Victor Zambrano and Demetro Pacheco under a Ojé tree on Zambrano’s 85-acre reserve, named after his youngest daughter.

Victor Zambrano and Demetro Pacheco under a Ojé tree on Zambrano’s 85-acre reserve, named after his youngest daughter.

One afternoon in March, Zambrano, 75, was returning home from a trip to Puerto Maldonado, the capital city of Madre de Dios.

It was about 1 p.m. when he pulled up to his front gate, got out of his car and took out his keys. Unbeknownst to Zambrano, a motorcycle had been tailing him with two men aboard.

Zambrano said he didn’t hear the motorcycle come to a stop, and he didn’t see the man on the back of the bike pull out two guns and point them in his direction.

But he did hear the sound of a woman screaming as he was opening up his gate. It was his neighbor. She saw the motorcycle, the two men and the guns. Her scream caused the gunman to freeze, Zambrano said.

The men sped off. Zambrano would live to see another day.

He was still badly shaken when the police showed up about 45 minutes later. He said they urged him to travel back to Puerto Maldonado to file an official report.

But Zambrano didn’t see the point.

“What does it matter to have a piece of paper that confirms this happened when that paper is not going to stop a bullet,” he said.

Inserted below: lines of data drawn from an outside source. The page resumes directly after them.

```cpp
template <typename T>
__global__ void unit_kernel(int op, int count, const double *__restrict__ in, double *__restrict__ out,
                            DevScene<T> scene, CullScene<T> cull, Camera<T> cam) {
    using V4 = typename Vec4<T>::type;
    const int gid = blockIdx.x * blockDim.x + threadIdx.x;
    __shared__ unsigned short s_list[RTW_LIST_CAP * 64];
    extern __shared__ __attribute__((aligned(16))) unsigned char u_smem[];
    unsigned short *my_list = s_list + threadIdx.x;
    const bool live = gid < count;
    const double *x = in + (size_t)gid * unit_in_slots(op);
    double *y = out + (size_t)gid * unit_out_slots(op);
    const bool coop = op == U_HIT_WORLD || op == U_RAY_COLOR || op == U_HIT_WORLD_LDS || op == U_HIT_WORLD_CULL || op == U_HIT_WORLD_MFMA || op == U_HIT_WORLD_MFMA_CULL || unit_is_sink(op);
    const int wave0 = gid - (int)(threadIdx.x & 63u);
    const CandSink sink = {out + (size_t)wave0 * RTW_SINK_SLOTS, (unsigned)(count - wave0 < 64 ? count - wave0 : 64), threadIdx.x & 63u};
    if (!coop && !live) return;
    switch (op) {
        case U_HIT_SPHERE: {
            V3<T> c = ld3<T>(x), o = ld3<T>(x + 4), d = ld3<T>(x + 7);
            T r = (T)x[3], tmin = (T)x[10], tmax = (T)x[11];
            T hb, disc, root;
            sphere_disc<T>(scene.numerics, c.x, c.y, c.z, r * r, r, o, d, hb, disc);
            for (int k = 0; k < 9; ++k) y[k] = 0.0;
            if (sphere_root<T>(hb, disc, tmin, tmax, root)) {
                HitRec<T> rec;
                make_hitrec<T>(c, r, o, d, root, rec);
                y[0] = 1.0; y[1] = (double)rec.t; st3(y + 2, rec.p); st3(y + 5, rec.n); y[8] = rec.front ? 1.0 : 0.0;
            }
        } break;
        case U_REFLECT: st3(y, reflect(ld3<T>(x), ld3<T>(x + 3))); break;
        case U_REFRACT: st3(y, refract(ld3<T>(x), ld3<T>(x + 3), (T)x[6])); break;
        case U_REFLECTANCE: y[0] = (double)reflectance((T)x[0], (T)x[1]); break;
        case U_SCATTER: {
            Rng rng = {as_u64(x[0]), as_u64(x[1])};
            HitRec<T> rec;
            rec.t = (T)x[10]; rec.p = ld3<T>(x + 11); rec.n = ld3<T>(x + 14); rec.front = x[17] != 0.0;
            V3<T> nd, att;
            scatter<T>(rng, (int)x[2], ld3<T>(x + 3), (T)x[6], ld3<T>(x + 7), rec, nd, att);
            y[0] = as_f64(rng.x); y[1] = as_f64(rng.y);
            st3(y + 2, rec.p); st3(y + 5, nd); st3(y + 8, att);
        } break;
        case U_GET_RAY: {
            Rng rng = {as_u64(x[0]), as_u64(x[1])};
            V3<T> o, d;
            get_ray(rng, cam, (T)x[2], (T)x[3], o, d);
            y[0] = as_f64(rng.x); y[1] = as_f64(rng.y);
            st3(y + 2, o); st3(y + 5, d);
        } break;
        case U_SKYCOLOR: {
            C3 c = skycolor(ld3<T>(x));
            y[0] = c.r; y[1] = c.g; y[2] = c.b;
        } break;
        case U_RNG: {
            Rng rng = {as_u64(x[0]), as_u64(x[1])};
            for (int k = 0; k < 4; ++k) { T u; trand(rng, u); y[2 + k] = (double)u; }
            y[0] = as_f64(rng.x); y[1] = as_f64(rng.y);
        } break;
        case U_EXACT_MATH: {
            double bad_s = 0, bad_r = 0, first_s = -1, first_r = -1;
            if constexpr (sizeof(T) == 4) {
                const unsigned p0 = (unsigned)x[0], n = (unsigned)x[1];
                for (unsigned k = 0; k < n; ++k) {
                    const unsigned u = p0 + k;
                    const float v = __uint_as_float(u);
                    const unsigned a = __float_as_uint(t_sqrt(v)), b = __float_as_uint(__builtin_sqrtf(v));
                    const unsigned c = __float_as_uint(t_rcp(v)), e = __float_as_uint(1.0f / v);
                    const bool nan_ab = (a & 0x7fffffffu) > 0x7f800000u && (b & 0x7fffffffu) > 0x7f800000u;
                    const bool nan_ce = (c & 0x7fffffffu) > 0x7f800000u && (e & 0x7fffffffu) > 0x7f800000u;
                    if (a != b && !nan_ab) { bad_s += 1; if (first_s < 0) first_s = (double)u; }
                    if (c != e && !nan_ce) { bad_r += 1; if (first_r < 0) first_r = (double)u; }
                }
            }
            y[0] = bad_s; y[1] = bad_r; y[2] = first_s; y[3] = first_r;
        } break;
        case U_NEAR_ZERO: {
            const V3<T> v = ld3<T>(x);
            y[0] = near_zero(v) ? 1.0 : 0.0;
            y[1] = (double)dot(v, v);
        } break;
        case U_HIT_WORLD: {
            V3<T> o = {0, 0, 0}, d = {0, 0, 1};
            T tmn = 0, tmx = 0;
            if (live) { o = ld3<T>(x); d = ld3<T>(x + 3); tmn = (T)x[6]; tmx = (T)x[7]; }
            T t_hit;
            int idx = hit_world<T, 64>(scene, scene.geom, o, d, tmn, tmx, t_hit, my_list);
            if (!live) return;
            for (int k = 0; k < 9; ++k) y[k] = 0.0;
            y[0] = (double)idx;
            if (idx >= 0) {
                auto g = scene.geom[idx];
                auto m0 = scene.mat0[idx];
                HitRec<T> rec;
                make_hitrec<T>({g.x, g.y, g.z}, m0.x, o, d, t_hit, rec);
                y[1] = (double)rec.t; st3(y + 2, rec.p); st3(y + 5, rec.n); y[8] = rec.front ? 1.0 : 0.0;
            }
        } break;
        case U_HIT_WORLD_LDS: case U_HIT_WORLD_CULL: {
            V4 *lds_geom = reinterpret_cast<V4 *>(u_smem);
            unsigned short *lds_orig = reinterpret_cast<unsigned short *>(lds_geom + (op == U_HIT_WORLD_CULL ? cull_exact_count(cull) : 0));
            if (op == U_HIT_WORLD_CULL) stage_cull_scene<T>(cull, lds_geom, lds_orig); else stage_scene<T>(scene, lds_geom);
            __syncthreads();
            V3<T> o = {0, 0, 0}, d = {0, 0, 1};
            T tmn = 0, tmx = 0;
            if (live) { o = ld3<T>(x); d = ld3<T>(x + 3); tmn = (T)x[6]; tmx = (T)x[7]; }
            T t_hit;
            int idx;
            if (op == U_HIT_WORLD_CULL)
                idx = hit_world_cull<T, 64>(cull, (const V4 *)lds_geom, (const unsigned short *)lds_orig, o, d, tmn, tmx, t_hit, my_list);
            else
                idx = hit_world<T, 64>(scene, (const V4 *)lds_geom, o, d, tmn, tmx, t_hit, my_list);
            if (!live) return;
            for (int k = 0; k < 9; ++k) y[k] = 0.0;
            y[0] = (double)(idx >= 0 && op == U_HIT_WORLD_CULL ? (int)cull.orig[idx] : idx);
            if (idx >= 0) {
                const V4 g = op == U_HIT_WORLD_CULL ? cull.exact[idx] : scene.geom[idx];
                const V4 m0 = op == U_HIT_WORLD_CULL ? cull.mat0[idx] : scene.mat0[idx];
                HitRec<T> rec;
                make_hitrec<T>({g.x, g.y, g.z}, m0.x, o, d, t_hit, rec);
                y[1] = (double)rec.t; st3(y + 2, rec.p); st3(y + 5, rec.n); y[8] = rec.front ? 1.0 : 0.0;
            }
        } break;
        case U_HIT_WORLD_MFMA: {
            __shared__ __attribute__((aligned(8))) unsigned s_pairs[RTW_PAIR_CAP];
            __shared__ unsigned long long s_keys[64];
            __shared__ unsigned s_kidx[64];
            V4 *lds_geom = reinterpret_cast<V4 *>(u_smem);
            stage_scene<T>(scene, lds_geom);
            __syncthreads();
            V3<T> o = {0, 0, 0}, d = {0, 0, 1};
            if (live) { o = ld3<T>(x); d = ld3<T>(x + 3); }
            const T tmn = (T)in[6];
            T t_hit;
            const WaveScratch ws = {s_pairs, s_keys, s_kidx};
            int idx = -1;
            if (scene.mf_ops) idx = hit_world_mfma<T>(scene, (const V4 *)lds_geom, o, d, live, tmn, t_hit, ws, threadIdx.x & 63u);
            if (!live) return;
            for (int k = 0; k < 9; ++k) y[k] = 0.0;
            y[0] = (double)idx;
            if (idx >= 0) {
                const V4 g = scene.geom[idx];
                const V4 m0 = scene.mat0[idx];
                HitRec<T> rec;
                make_hitrec<T>({g.x, g.y, g.z}, m0.x, o, d, t_hit, rec);
                y[1] = (double)rec.t; st3(y + 2, rec.p); st3(y + 5, rec.n); y[8] = rec.front ? 1.0 : 0.0;
            }
        } break;
        case U_HIT_WORLD_MFMA_CULL: {
            __shared__ __attribute__((aligned(8))) unsigned c_pairs[RTW_PAIR_CAP];
            __shared__ unsigned long long c_keys[64];
            __shared__ unsigned c_kidx[64];
            V4 *lds_geom = reinterpret_cast<V4 *>(u_smem);
            unsigned short *lds_orig = reinterpret_cast<unsigned short *>(lds_geom + cull_exact_count(cull));
            stage_cull_scene<T>(cull, lds_geom, lds_orig);
            __syncthreads();
            V3<T> o = {0, 0, 0}, d = {0, 0, 1};
            if (live) { o = ld3<T>(x); d = ld3<T>(x + 3); }
            const T tmn = (T)in[6];
            T t_hit;
            const WaveScratch ws = {c_pairs, c_keys, c_kidx};
            const MfmaCull mc = mfma_cull_of(cull);
            int idx = -1;
            if (cull.mf_ops) idx = hit_world_mfma<T>(scene, (const V4 *)lds_geom, o, d, live, tmn, t_hit, ws, threadIdx.x & 63u, NoClock(), &mc, (const unsigned short *)lds_orig);
            if (!live) return;
            for (int k = 0; k < 9; ++k) y[k] = 0.0;
            y[0] = (double)(idx >= 0 ? (int)cull.orig[idx] : idx);
            if (idx >= 0) {
                const V4 g = cull.exact[idx];
                const V4 m0 = cull.mat0[idx];
                HitRec<T> rec;
                make_hitrec<T>({g.x, g.y, g.z}, m0.x, o, d, t_hit, rec);
                y[1] = (double)rec.t; st3(y + 2, rec.p); st3(y + 5, rec.n); y[8] = rec.front ? 1.0 : 0.0;
            }
        } break;
        case U_SINK_LDS: case U_SINK_CULL: {
            V4 *lds_geom = reinterpret_cast<V4 *>(u_smem);
            unsigned short *lds_orig = reinterpret_cast<unsigned short *>(lds_geom + (op == U_SINK_CULL ? cull_exact_count(cull) : 0));
            if (op == U_SINK_CULL) stage_cull_scene<T>(cull, lds_geom, lds_orig); else stage_scene<T>(scene, lds_geom);
            __syncthreads();
            V3<T> o = {0, 0, 0}, d = {0, 0, 1};
            T tmn = 0, tmx = 0;
            if (live) { o = ld3<T>(x); d = ld3<T>(x + 3); tmn = (T)x[6]; tmx = (T)x[7]; }
            T t_hit;
            if (op == U_SINK_CULL)
                hit_world_cull<T, 64>(cull, (const V4 *)lds_geom, (const unsigned short *)lds_orig, o, d, tmn, tmx, t_hit, my_list, NoClock(), sink);
            else
                hit_world<T, 64>(scene, (const V4 *)lds_geom, o, d, tmn, tmx, t_hit, my_list, NoClock(), sink);
        } break;
        case U_SINK_MFMA: case U_SINK_MFMA_CULL: {
            __shared__ __attribute__((aligned(8))) unsigned k_pairs[RTW_PAIR_CAP];
            __shared__ unsigned long long k_keys[64];
            __shared__ unsigned k_kidx[64];
            V4 *lds_geom = reinterpret_cast<V4 *>(u_smem);
            unsigned short *lds_orig = reinterpret_cast<unsigned short *>(lds_geom + (op == U_SINK_MFMA_CULL ? cull_exact_count(cull) : 0));
            if (op == U_SINK_MFMA_CULL) stage_cull_scene<T>(cull, lds_geom, lds_orig); else stage_scene<T>(scene, lds_geom);
            __syncthreads();
            V3<T> o = {0, 0, 0}, d = {0, 0, 1};
            if (live) { o = ld3<T>(x); d = ld3<T>(x + 3); }
            const T tmn = (T)in[6];
            T t_hit;
            const WaveScratch ws = {k_pairs, k_keys, k_kidx};
            if (op == U_SINK_MFMA_CULL) {
                const MfmaCull mc = mfma_cull_of(cull);
                hit_world_mfma<T>(scene, (const V4 *)lds_geom, o, d, live, tmn, t_hit, ws, threadIdx.x & 63u, NoClock(), &mc, (const unsigned short *)lds_orig, sink);
            } else {
                hit_world_mfma<T>(scene, (const V4 *)lds_geom, o, d, live, tmn, t_hit, ws, threadIdx.x & 63u, NoClock(), nullptr, NoOrig(), sink);
            }
        } break;
        case U_FX_SUM: {
            unsigned long long lo = 0, hi = 0, bad = 0;
            for (int k = 0; k < 8; ++k) {
                unsigned long long l, h;
                if (fx_from_double(x[k], l, h)) { const unsigned long long old = lo; lo += l; hi += h + (lo < old ? 1ull : 0ull); }
                else bad += 1;
            }
            y[0] = bad ? __builtin_nan("") : fx_to_double(lo, hi);
            y[1] = (double)bad;
        } break;
        case U_RAY_COLOR: {
            Rng rng = {1, 2};
            V3<T> o = {0, 0, 0}, d = {0, 0, 1};
            int depth = 0;
            if (live) { rng = {as_u64(x[0]), as_u64(x[1])}; o = ld3<T>(x + 2); d = ld3<T>(x + 5); depth = (int)x[8]; }
            double tr = 1, tg = 1, tb = 1, cr = 0, cg = 0, cb = 0;
            unsigned segs = 0;
            bool active = depth > 0;
            while (__any(active)) {
                T t_hit;
                int idx = hit_world<T, 64>(scene, scene.geom, o, d, (T)1e-4, (T)__builtin_huge_val(), t_hit, my_list);
                if (!active) continue;
                segs++;
                if (idx < 0) {
                    C3 sky = skycolor(d);
                    cr = tr * sky.r; cg = tg * sky.g; cb = tb * sky.b;
                    active = false;
                    continue;
                }
                auto g = scene.geom[idx];
                auto m0 = scene.mat0[idx];
                auto m1 = scene.mat1[idx];
                HitRec<T> rec;
                make_hitrec<T>({g.x, g.y, g.z}, m0.x, o, d, t_hit, rec);
                V3<T> nd, att;
                scatter<T>(rng, (int)m0.z, {m1.x, m1.y, m1.z}, m0.y, d, rec, nd, att);
                tr = tr * (double)att.x; tg = tg * (double)att.y; tb = tb * (double)att.z;
                o = rec.p; d = nd;
                depth -= 1;
                if (depth <= 0) active = false;
            }
            if (!live) return;
            y[0] = as_f64(rng.x); y[1] = as_f64(rng.y);
            y[2] = cr; y[3] = cg; y[4] = cb; y[5] = (double)segs;
        } break;
    }
}

}
```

The attempt on his life came five days after a fellow environmental defender, Juan Julia Fernandez Hanco, was assassinated on his brother’s doorstep.

“This is the price that we pay,” Zambrano said. “My life’s boundaries are defined already. Whatever happens, happens.”

Healing the forest

The scientists were delighted.

A 45-minute trek into the forest led them to a patch of young trees. There were mahogany trees and cashew trees and trees that produce a red pigment that locals use for lipstick.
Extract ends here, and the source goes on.